Print every line of the material exactly.

═════ GIVEN INFORMATION ═════

+inline int drain_pending(ltk_engine* e) {
+    const auto recs = e->defer.snapshot();
+    if (recs.empty()) return 0;
+    const hipError_t se = hipEventSynchronize(recs.back()->ev);
+    if (se != hipSuccess) (void)hipStreamSynchronize(e->compute);
+    for (const auto& r : recs) e->defer.retire(r);
+    if (se != hipSuccess)
+        return fail(LTK_E_HIP, std::string("a deferred ltk_wav2lip_infer pass issued by an EARLIER call failed on the device (reported by the call that waited for it): ") +
+                                   hipGetErrorString(se));
+    return 0;
+}
+inline hipError_t order_behind_pending(ltk_engine* e, hipStream_t s, const void* p, size_t bytes) {
+    const auto writers = e->defer.writers_of(p, bytes);
+    if (writers.empty()) return hipSuccess;
+    std::lock_guard<std::mutex> g(e->mu);
+    for (const auto& r : writers) {
+        const hipError_t we = hipStreamWaitEvent(s, r->ev, 0);
+        if (we != hipSuccess) return we;
+    }
+    return hipSuccess;
+}
+
+struct DeferCall {
+    bool want = false, ok = false;
+    int slot = 0;
+    std::vector<std::shared_ptr<void>> hold;
+    std::vector<PredRange> ranges;
+    double wait_prev_us = 0;
+    bool deferred = false;
+};
+
 template <class Enq>
-int infer_call(ltk_engine* e, void* stream, Enq enq) {
-    Ev done;
-    CHK(done.create());
+int infer_call(ltk_engine* e, void* stream, Enq enq, DeferCall* dc = nullptr) {
+    auto make_ev = [](hipEvent_t* ev) { return hipEventCreateWithFlags(ev, hipEventDisableTiming) == hipSuccess; };
+    auto rec = e->defer.acquire(make_ev);
+    if (!rec) { (void)hipGetLastError(); (void)drain_pending(e); return fail(LTK_E_HIP, "hipEventCreate failed"); }
     int rc = 0;
+    bool launched = false, stream_wait_failed = false;
+    std::vector<decltype(rec)> before;
     {
         std::lock_guard<std::mutex> g(e->mu);
         if (stream) {
             Ev ready;
-            CHK(ready.create());
-            CHK(hipEventRecord(ready.e, (hipStream_t)stream));
-            CHK(hipStreamWaitEvent(e->compute, ready.e, 0));
-        }
-        rc = enq();
-        if (!rc && hipEventRecord(done.e, e->compute) != hipSuccess) rc = fail(LTK_E_HIP, "hipEventRecord failed");
-    }
-    if (!rc) {
-        if (stream && hipStreamWaitEvent((hipStream_t)stream, done.e, 0) != hipSuccess) rc = fail(LTK_E_HIP, "hipStreamWaitEvent failed");
-        if (hipEventSynchronize(done.e) != hipSuccess) rc = fail(LTK_E_HIP, "hipEventSynchronize failed");
-    } else {
+            hipError_t he = ready.create();
+            if (he == hipSuccess) he = hipEventRecord(ready.e, (hipStream_t)stream);
+            if (he == hipSuccess) he = hipStreamWaitEvent(e->compute, ready.e, 0);
+            if (he != hipSuccess) rc = fail(LTK_E_HIP, std::string("waiting for the caller's stream: ") + hipGetErrorString(he));
+        }
+        if (!rc) {
+            launched = true;
+            rc = enq();
+            if (!rc && hipEventRecord(rec->ev, e->compute) != hipSuccess) rc = fail(LTK_E_HIP, "hipEventRecord failed");
+        }
+        if (!rc && dc && dc->want && dc->ok) {
+            rec->hold = std::move(dc->hold);
+            rec->ranges = std::move(dc->ranges);
+            rec->slot = dc->slot;
+            before = e->defer.push(rec);
+            dc->deferred = true;
+            if (stream && hipStreamWaitEvent((hipStream_t)stream, rec->ev, 0) != hipSuccess) stream_wait_failed = true;
+        } else if (!rc) {
+            before = e->defer.snapshot();
+        }
+    }
+    if (rc) {
+        const std::string msg = g_err;
+        if (launched) (void)hipStreamSynchronize(e->compute);
+        (void)drain_pending(e);
+        e->defer.give_back(rec);
+        return fail(rc, msg);
+    }
+    if (dc && dc->deferred) {
+        if (stream_wait_failed) rc = fail(LTK_E_HIP, "hipStreamWaitEvent failed");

═════

### ANSWER TO THIS PROBLEM
+inline int drain_pending(ltk_engine* e) {
+    const auto recs = e->defer.snapshot();
+    if (recs.empty()) return 0;
+    const hipError_t se = hipEventSynchronize(recs.back()->ev);
+    if (se != hipSuccess) (void)hipStreamSynchronize(e->compute);
+    for (const auto& r : recs) e->defer.retire(r);
+    if (se != hipSuccess)
+        return fail(LTK_E_HIP, std::string("a deferred ltk_wav2lip_infer pass issued by an EARLIER call failed on the device (reported by the call that waited for it): ") +
+                                   hipGetErrorString(se));
+    return 0;
+}
+inline hipError_t order_behind_pending(ltk_engine* e, hipStream_t s, const void* p, size_t bytes) {
+    const auto writers = e->defer.writers_of(p, bytes);
+    if (writers.empty()) return hipSuccess;
+    std::lock_guard<std::mutex> g(e->mu);
+    for (const auto& r : writers) {
+        const hipError_t we = hipStreamWaitEvent(s, r->ev, 0);
+        if (we != hipSuccess) return we;
+    }
+    return hipSuccess;
+}
+
+struct DeferCall {
+    bool want = false, ok = false;
+    int slot = 0;
+    std::vector<std::shared_ptr<void>> hold;
+    std::vector<PredRange> ranges;
+    double wait_prev_us = 0;
+    bool deferred = false;
+};
+
 template <class Enq>
-int infer_call(ltk_engine* e, void* stream, Enq enq) {
-    Ev done;
-    CHK(done.create());
+int infer_call(ltk_engine* e, void* stream, Enq enq, DeferCall* dc = nullptr) {
+    auto make_ev = [](hipEvent_t* ev) { return hipEventCreateWithFlags(ev, hipEventDisableTiming) == hipSuccess; };
+    auto rec = e->defer.acquire(make_ev);
+    if (!rec) { (void)hipGetLastError(); (void)drain_pending(e); return fail(LTK_E_HIP, "hipEventCreate failed"); }
     int rc = 0;
+    bool launched = false, stream_wait_failed = false;
+    std::vector<decltype(rec)> before;
     {
         std::lock_guard<std::mutex> g(e->mu);
         if (stream) {
             Ev ready;
-            CHK(ready.create());
-            CHK(hipEventRecord(ready.e, (hipStream_t)stream));
-            CHK(hipStreamWaitEvent(e->compute, ready.e, 0));
-        }
-        rc = enq();
-        if (!rc && hipEventRecord(done.e, e->compute) != hipSuccess) rc = fail(LTK_E_HIP, "hipEventRecord failed");
-    }
-    if (!rc) {
-        if (stream && hipStreamWaitEvent((hipStream_t)stream, done.e, 0) != hipSuccess) rc = fail(LTK_E_HIP, "hipStreamWaitEvent failed");
-        if (hipEventSynchronize(done.e) != hipSuccess) rc = fail(LTK_E_HIP, "hipEventSynchronize failed");
-    } else {
+            hipError_t he = ready.create();
+            if (he == hipSuccess) he = hipEventRecord(ready.e, (hipStream_t)stream);
+            if (he == hipSuccess) he = hipStreamWaitEvent(e->compute, ready.e, 0);
+            if (he != hipSuccess) rc = fail(LTK_E_HIP, std::string("waiting for the caller's stream: ") + hipGetErrorString(he));
+        }
+        if (!rc) {
+            launched = true;
+            rc = enq();
+            if (!rc && hipEventRecord(rec->ev, e->compute) != hipSuccess) rc = fail(LTK_E_HIP, "hipEventRecord failed");
+        }
+        if (!rc && dc && dc->want && dc->ok) {
+            rec->hold = std::move(dc->hold);
+            rec->ranges = std::move(dc->ranges);
+            rec->slot = dc->slot;
+            before = e->defer.push(rec);
+            dc->deferred = true;
+            if (stream && hipStreamWaitEvent((hipStream_t)stream, rec->ev, 0) != hipSuccess) stream_wait_failed = true;
+        } else if (!rc) {
+            before = e->defer.snapshot();
+        }
+    }
+    if (rc) {
+        const std::string msg = g_err;
+        if (launched) (void)hipStreamSynchronize(e->compute);
+        (void)drain_pending(e);
+        e->defer.give_back(rec);
+        return fail(rc, msg);
+    }
+    if (dc && dc->deferred) {
+        if (stream_wait_failed) rc = fail(LTK_E_HIP, "hipStreamWaitEvent failed");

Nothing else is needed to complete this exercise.